template <int DV, int RV, bool TOKENS, bool EXACT, typename FT, bool XSCALE = false>
__global__ void __launch_bounds__(256, 2) k_entity_stream(const StreamArgs a) {
  extern __shared__ __attribute__((aligned(16))) float lds[];
  const FT* const f_text = static_cast<const FT*>(a.entity_text);
  const FT* const f_image = static_cast<const FT*>(a.entity_image);
  const FT* const f_object = static_cast<const FT*>(a.entity_object);
  const FT* const f_mobj = static_cast<const FT*>(a.mobj);
  const int D4 = EXACT ? DV * 64 : a.D4, R4 = EXACT ? RV * 64 : a.R4, D = D4 * 4, R = R4 * 4;
  constexpr bool RP = sizeof(FT) == 2 && (RV % 2) == 0;
  auto load_r = [&](const FT* row) -> Row<RV> {
    if constexpr (RP)
      return load_row_stream_pair<RV>(row, (int)(threadIdx.x & 63), R4);
    else
      return load_row_stream<RV>(row, (int)(threadIdx.x & 63), R4);
  };
  float* l_mobj = lds;
  float* l_q = l_mobj + a.Km * R;
  float* l_red = l_q + 2 * R;
  float* l_mt = l_red + 2 * D + 2 * R;
  float* l_small = l_mt + 3 * D;
  const int wave = threadIdx.x >> 6, lane = threadIdx.x & 63;
  const int64_t b = blockIdx.y;
  const int per = (a.N + a.chunks - 1) / a.chunks;
  const int n_begin = blockIdx.x * per, n_end = min(a.N, n_begin + per);
  const bool dyn = a.dynamic != 0;

  for (int i = threadIdx.x; i < a.Km * R4; i += 256) st4(l_mobj + i * 4, ld4(f_mobj + (b * a.Km) * R + i * 4));
  for (int i = threadIdx.x; i < D4; i += 256) st4(l_mt + i * 4, ld4(a.span_mean + b * D + i * 4));
  if (dyn) {
    for (int i = threadIdx.x; i < 2 * R4; i += 256) {
      const int which = i / R4, c4 = i - which * R4;
      st4(l_q + i * 4, ld4(a.q + ((int64_t)which * a.B + b) * a.ldq + D + c4 * 4));
    }
    for (int i = threadIdx.x; i < 2 * D4; i += 256) {
      const int which = i / D4, c4 = i - which * D4;
      st4(l_mt + D + i * 4, ld4(a.q + ((int64_t)which * a.B + b) * a.ldq + c4 * 4));
    }
  }
  __syncthreads();
  for (int i = wave; i < a.Km; i += 4) {
    float s = 0.f;
    for (int c4 = lane; c4 < R4; c4 += 64) {
      const float4 v = ld4(l_mobj + i * R + c4 * 4);
      s += dot4(v, v);
    }
    s = wave_sum(s);
    if (lane == 0) l_small[i] = fmaxf(sqrtf(s), a.cos_eps);
  }
  float m_t_norm;
  {
    const Row<DV> m_t = load_row<DV>(l_mt, lane, D4);
    m_t_norm = fmaxf(sqrtf(wave_sum(dot_rows<DV>(m_t, m_t))), a.cos_eps);
  }
  float kap_tt = 0.f, kap_ti = 0.f, kap_it = 0.f, kap_ii = 0.f;
  if (dyn) {
    const Row<DV> fu_t = load_row<DV>(a.fu + b * a.ldfu, lane, D4);
    const Row<DV> fu_i = load_row<DV>(a.fu + ((int64_t)a.B + b) * a.ldfu, lane, D4);
    const Row<DV> k_t = load_row<DV>(a.k_t, lane, D4), k_i = load_row<DV>(a.k_i, lane, D4);
    kap_tt = wave_sum(dot_rows<DV>(fu_t, k_t));
    kap_ti = wave_sum(dot_rows<DV>(fu_t, k_i));
    kap_it = wave_sum(dot_rows<DV>(fu_i, k_t));
    kap_ii = wave_sum(dot_rows<DV>(fu_i, k_i));
  }
  __syncthreads();

  Row<DV> S_tt = zero_row<DV>(), S_it = zero_row<DV>();
  Row<RV> S_ti = zero_row<RV>(), S_ii = zero_row<RV>();
  float sg_tt = 0.f, sg_ti = 0.f, sg_it = 0.f, sg_ii = 0.f;
  const float inv_d = 1.0f / (float)D;

  for (int n = n_begin + wave; n < n_end; n += 4) {
    const int64_t p = b * a.N + n;
    int64_t e = p;
    if (a.entity_index) {
      const int64_t raw = a.entity_index[p];
      e = raw < 0 ? 0 : (raw >= a.num_entities ? a.num_entities - 1 : raw);
      if (e != raw && lane == 0) report_bad_index(a.index_status, p, raw);
    }
    Row<DV> xt;
    float tt;
    if (TOKENS) {
      const int T = a.T;
      int cnt = 0;
      for (int t = lane; t < T; t += 64) cnt += (int)a.entity_mask[e * T + t];
      cnt = (int)wave_sum((float)cnt);
      int stop = cnt - 1;
      if (stop < 0) stop += T;
      stop = stop < 0 ? 0 : (stop > T ? T : stop);
      const FT* base = f_text + e * (int64_t)T * D;
      constexpr bool FLAT = sizeof(FT) == 2 && EXACT && DV == 3;
      const Row<DV> cls = load_row_stream<DV>(base, lane, D4);
      Row<DV> acc = zero_row<DV>();
      int t = 1;
      if constexpr (FLAT) {
        float f0[8], f1[8], f2[8];
#pragma unroll
        for (int i = 0; i < 8; ++i) f0[i] = f1[i] = f2[i] = 0.f;
        const char* flat = reinterpret_cast<const char*>(base) + (size_t)lane * 16;
        auto add8 = [](float (&f)[8], const u32x4_t v) {
#pragma unroll
          for (int i = 0; i < 4; ++i) {
            f[2 * i] += __builtin_bit_cast(float, v[i] << 16);
            f[2 * i + 1] += __builtin_bit_cast(float, v[i] & 0xffff0000u);
          }
        };
        for (; t + 8 <= stop; t += 8) {
          u32x4_t r[4][3];
#pragma unroll
          for (int u = 0; u < 4; ++u)
#pragma unroll
            for (int k = 0; k < 3; ++k) r[u][k] = ld16_stream(flat + (size_t)(t + 2 * u) * (2 * 768) + k * 1024);
#pragma unroll
          for (int u = 0; u < 4; ++u) {
            add8(f0, r[u][0]);
            add8(f1, r[u][1]);
            add8(f2, r[u][2]);
          }
        }
        for (; t + 2 <= stop; t += 2) {
          const u32x4_t r0 = ld16_stream(flat + (size_t)t * (2 * 768)), r1 = ld16_stream(flat + (size_t)t * (2 * 768) + 1024),
                        r2 = ld16_stream(flat + (size_t)t * (2 * 768) + 2048);
          add8(f0, r0);
          add8(f1, r1);
          add8(f2, r2);
        }
        float* scr = l_red + wave * 768;
#pragma unroll
        for (int i = 0; i < 8; ++i) {
          const float y1 = __shfl_xor(f1[i], 32), y2 = __shfl_xor(f2[i], 32);
          f0[i] += lane < 32 ? y1 : y2;
          f1[i] += y2;
        }
        st4(scr + 8 * lane, make_float4(f0[0], f0[1], f0[2], f0[3]));
        st4(scr + 8 * lane + 4, make_float4(f0[4], f0[5], f0[6], f0[7]));
        if (lane < 32) {
          st4(scr + 512 + 8 * lane, make_float4(f1[0], f1[1], f1[2], f1[3]));
          st4(scr + 512 + 8 * lane + 4, make_float4(f1[4], f1[5], f1[6], f1[7]));
        }
        __builtin_amdgcn_wave_barrier();
#pragma unroll
        for (int j = 0; j < DV; ++j) acc.v[j] = ld4(scr + 4 * (lane + 64 * j));
        __builtin_amdgcn_wave_barrier();
      } else if constexpr (sizeof(FT) == 2 && (EXACT || DV == 1)) {
        for (; t + 8 <= stop; t += 8) {
          Row<DV> r[8];
#pragma unroll
          for (int u = 0; u < 8; ++u) r[u] = load_row_stream<DV>(base + (int64_t)(t + u) * D, lane, D4);
#pragma unroll
          for (int u = 0; u < 8; ++u)
#pragma unroll
            for (int j = 0; j < DV; ++j) acc.v[j] = acc.v[j] + r[u].v[j];
        }
      }
      for (; t + 4 <= stop; t += 4) {
        const Row<DV> r0 = load_row_stream<DV>(base + (int64_t)t * D, lane, D4);
        const Row<DV> r1 = load_row_stream<DV>(base + (int64_t)(t + 1) * D, lane, D4);
        const Row<DV> r2 = load_row_stream<DV>(base + (int64_t)(t + 2) * D, lane, D4);
        const Row<DV> r3 = load_row_stream<DV>(base + (int64_t)(t + 3) * D, lane, D4);
#pragma unroll
        for (int j = 0; j < DV; ++j) acc.v[j] = (((acc.v[j] + r0.v[j]) + r1.v[j]) + r2.v[j]) + r3.v[j];
      }
      for (; t < stop; ++t) {
        const Row<DV> r0 = load_row_stream<DV>(base + (int64_t)t * D, lane, D4);
#pragma unroll
        for (int j = 0; j < DV; ++j) acc.v[j] = acc.v[j] + r0.v[j];
      }
      const float den = stop > 1 ? (float)(stop - 1) : 0.0f;
#pragma unroll
      for (int j = 0; j < DV; ++j)
        xt.v[j] = make_float4(acc.v[j].x / den, acc.v[j].y / den, acc.v[j].z / den, acc.v[j].w / den);
      if (a.xt_out) store_row<DV>(a.xt_out + p * D, xt, lane, D4);
      const float xy = wave_sum(dot_row_lds<DV>(cls, l_mt, lane, D4)), yy = wave_sum(dot_rows<DV>(cls, cls));
      tt = xy / (m_t_norm * fmaxf(sqrtf(yy), a.cos_eps));
    } else {
      xt = load_row_stream<DV>(f_text + e * D, lane, D4);
      const float xy = wave_sum(dot_row_lds<DV>(xt, l_mt, lane, D4)), yy = wave_sum(dot_rows<DV>(xt, xt));
      tt = xy / (m_t_norm * fmaxf(sqrtf(yy), a.cos_eps));
    }
    if (a.xt_hi) store_row_planes<DV>(a.xt_hi, a.xt_lo, p * D, xt, lane, D4);
    float sim = 0.f, wsum = 0.f;
    for (int j = 0; j < a.Ke; ++j) {
      const Row<RV> eo = load_r(f_object + (e * a.Ke + j) * R);
      const float ny = fmaxf(sqrtf(wave_sum(dot_rows<RV>(eo, eo))), a.cos_eps);
      const float es = a.entity_object_score[e * a.Ke + j];
      for (int i = 0; i < a.Km; ++i) {
        const float xy = wave_sum(dot_row_lds<RV, RP>(eo, l_mobj + i * R, lane, R4));
        const float w = a.mscore[b * a.Km + i] * es;
        sim += xy / (l_small[i] * ny) * w;
        wsum += w;
      }
    }
    const float ii = sim / (wsum + a.miei_eps);
    const Row<RV> xi = load_r(f_image + e * R);
    if (a.xi_hi) store_row_planes<RV, RP>(a.xi_hi, a.xi_lo, p * R, xi, lane, R4);
    if constexpr (XSCALE) {
      float m = 0.f;
#pragma unroll
      for (int j = 0; j < RV; ++j) m = fmaxf(m, fmaxf(fmaxf(fabsf(xi.v[j].x), fabsf(xi.v[j].y)), fmaxf(fabsf(xi.v[j].z), fabsf(xi.v[j].w))));
      const float sc = cache_field_scale(wave_max(m));
      if (lane == 0) a.xi_scale[p] = sc;
      store_row_f16_scaled<RV, RP>(a.xi_f16, p * R, xi, 1.0f / sc, lane);
    }
    const float e_tt = tt * a.mask[0];
    const float e_ti = (a.mtei[p] / a.clip) * a.mask[1];
    const float e_it = (a.miet[p] / a.clip) * a.mask[2];
    const float e_ii = ii * a.mask[3];
    float n_tt = e_tt, n_ti = e_ti, n_it = e_it, n_ii = e_ii;
    if (dyn) {
      const float d_tt = wave_sum(dot_row_lds<DV>(xt, l_mt + D, lane, D4));
      const float d_it = wave_sum(dot_row_lds<DV>(xt, l_mt + 2 * D, lane, D4));
      const float d_ti = wave_sum(dot_row_lds<RV, RP>(xi, l_q, lane, R4));
      const float d_ii = wave_sum(dot_row_lds<RV, RP>(xi, l_q + R, lane, R4));
      n_tt = edge_act_apply(a.act_e, (d_tt + kap_tt) * inv_d + e_tt);
      n_ti = edge_act_apply(a.act_e, (d_ti + kap_ti) * inv_d + e_ti);
      n_it = edge_act_apply(a.act_e, (d_it + kap_it) * inv_d + e_it);
      n_ii = edge_act_apply(a.act_e, (d_ii + kap_ii) * inv_d + e_ii);
    }
    if (lane == 0) {
      const int64_t M = (int64_t)a.B * a.N;
      a.e0m[p] = e_tt;
      a.e0m[M + p] = e_ti;
      a.e0m[2 * M + p] = e_it;
      a.e0m[3 * M + p] = e_ii;
      a.e1m[p] = n_tt * a.mask[0];
      a.e1m[M + p] = n_ti * a.mask[1];
      a.e1m[2 * M + p] = n_it * a.mask[2];
      a.e1m[3 * M + p] = n_ii * a.mask[3];
    }
    axpy_row<DV>(S_tt, e_tt, xt);
    axpy_row<DV>(S_it, e_it, xt);
    axpy_row<RV>(S_ti, e_ti, xi);
    axpy_row<RV>(S_ii, e_ii, xi);
    sg_tt += e_tt;
    sg_ti += e_ti;
    sg_it += e_it;
    sg_ii += e_ii;
  }

  for (int w = 0; w < 4; ++w) {
    __syncthreads();
    if (wave == w) {
#pragma unroll
      for (int j = 0; j < DV; ++j) {
        const int c4 = lane + 64 * j;
        if (c4 < D4) {
          float* p0 = l_red + c4 * 4;
          float* p1 = l_red + D + c4 * 4;
          st4(p0, w == 0 ? S_tt.v[j] : ld4(p0) + S_tt.v[j]);
          st4(p1, w == 0 ? S_it.v[j] : ld4(p1) + S_it.v[j]);
        }
      }
#pragma unroll
      for (int j = 0; j < RV; ++j) {
        const int c4 = row_col4<RP>(lane, j);
        if (c4 < R4) {
          float* p0 = l_red + 2 * D + c4 * 4;
          float* p1 = l_red + 2 * D + R + c4 * 4;
          st4(p0, w == 0 ? S_ti.v[j] : ld4(p0) + S_ti.v[j]);
          st4(p1, w == 0 ? S_ii.v[j] : ld4(p1) + S_ii.v[j]);
        }
      }
      if (lane == 0) {
        float* s4 = l_small + a.Km;
        s4[0] = (w == 0 ? 0.f : s4[0]) + sg_tt;
        s4[1] = (w == 0 ? 0.f : s4[1]) + sg_ti;
        s4[2] = (w == 0 ? 0.f : s4[2]) + sg_it;
        s4[3] = (w == 0 ? 0.f : s4[3]) + sg_ii;
      }
    }
  }
  __syncthreads();
  if (a.chunks == 1) {
    for (int i = threadIdx.x; i < 2 * D4; i += 256) {
      const int which = i / D4, c4 = i - which * D4;
      st4(a.s_text + ((int64_t)which * a.B + b) * D + c4 * 4, ld4(l_red + i * 4));
    }
    for (int i = threadIdx.x; i < 2 * R4; i += 256) {
      const int which = i / R4, c4 = i - which * R4;
      st4(a.s_img + ((int64_t)which * a.B + b) * R + c4 * 4, ld4(l_red + 2 * D + i * 4));
    }
    if (threadIdx.x < 4) a.sig[(int64_t)threadIdx.x * a.B + b] = l_small[a.Km + threadIdx.x];
    return;
  }
  float* out = a.s_part + (b * a.chunks + blockIdx.x) * (int64_t)(2 * D + 2 * R + 4);
  for (int i = threadIdx.x; i < (2 * D + 2 * R) / 4; i += 256) st4(out + i * 4, ld4(l_red + i * 4));
  if (threadIdx.x < 4) out[2 * D + 2 * R + threadIdx.x] = l_small[a.Km + threadIdx.x];
}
● ● ● ● ●
**Prompt:** Where the word "auto" appears in a line of the entries, copy that line.

**Worked solution:**
  auto load_r = [&](const FT* row) -> Row<RV> {
        auto add8 = [](float (&f)[8], const u32x4_t v) {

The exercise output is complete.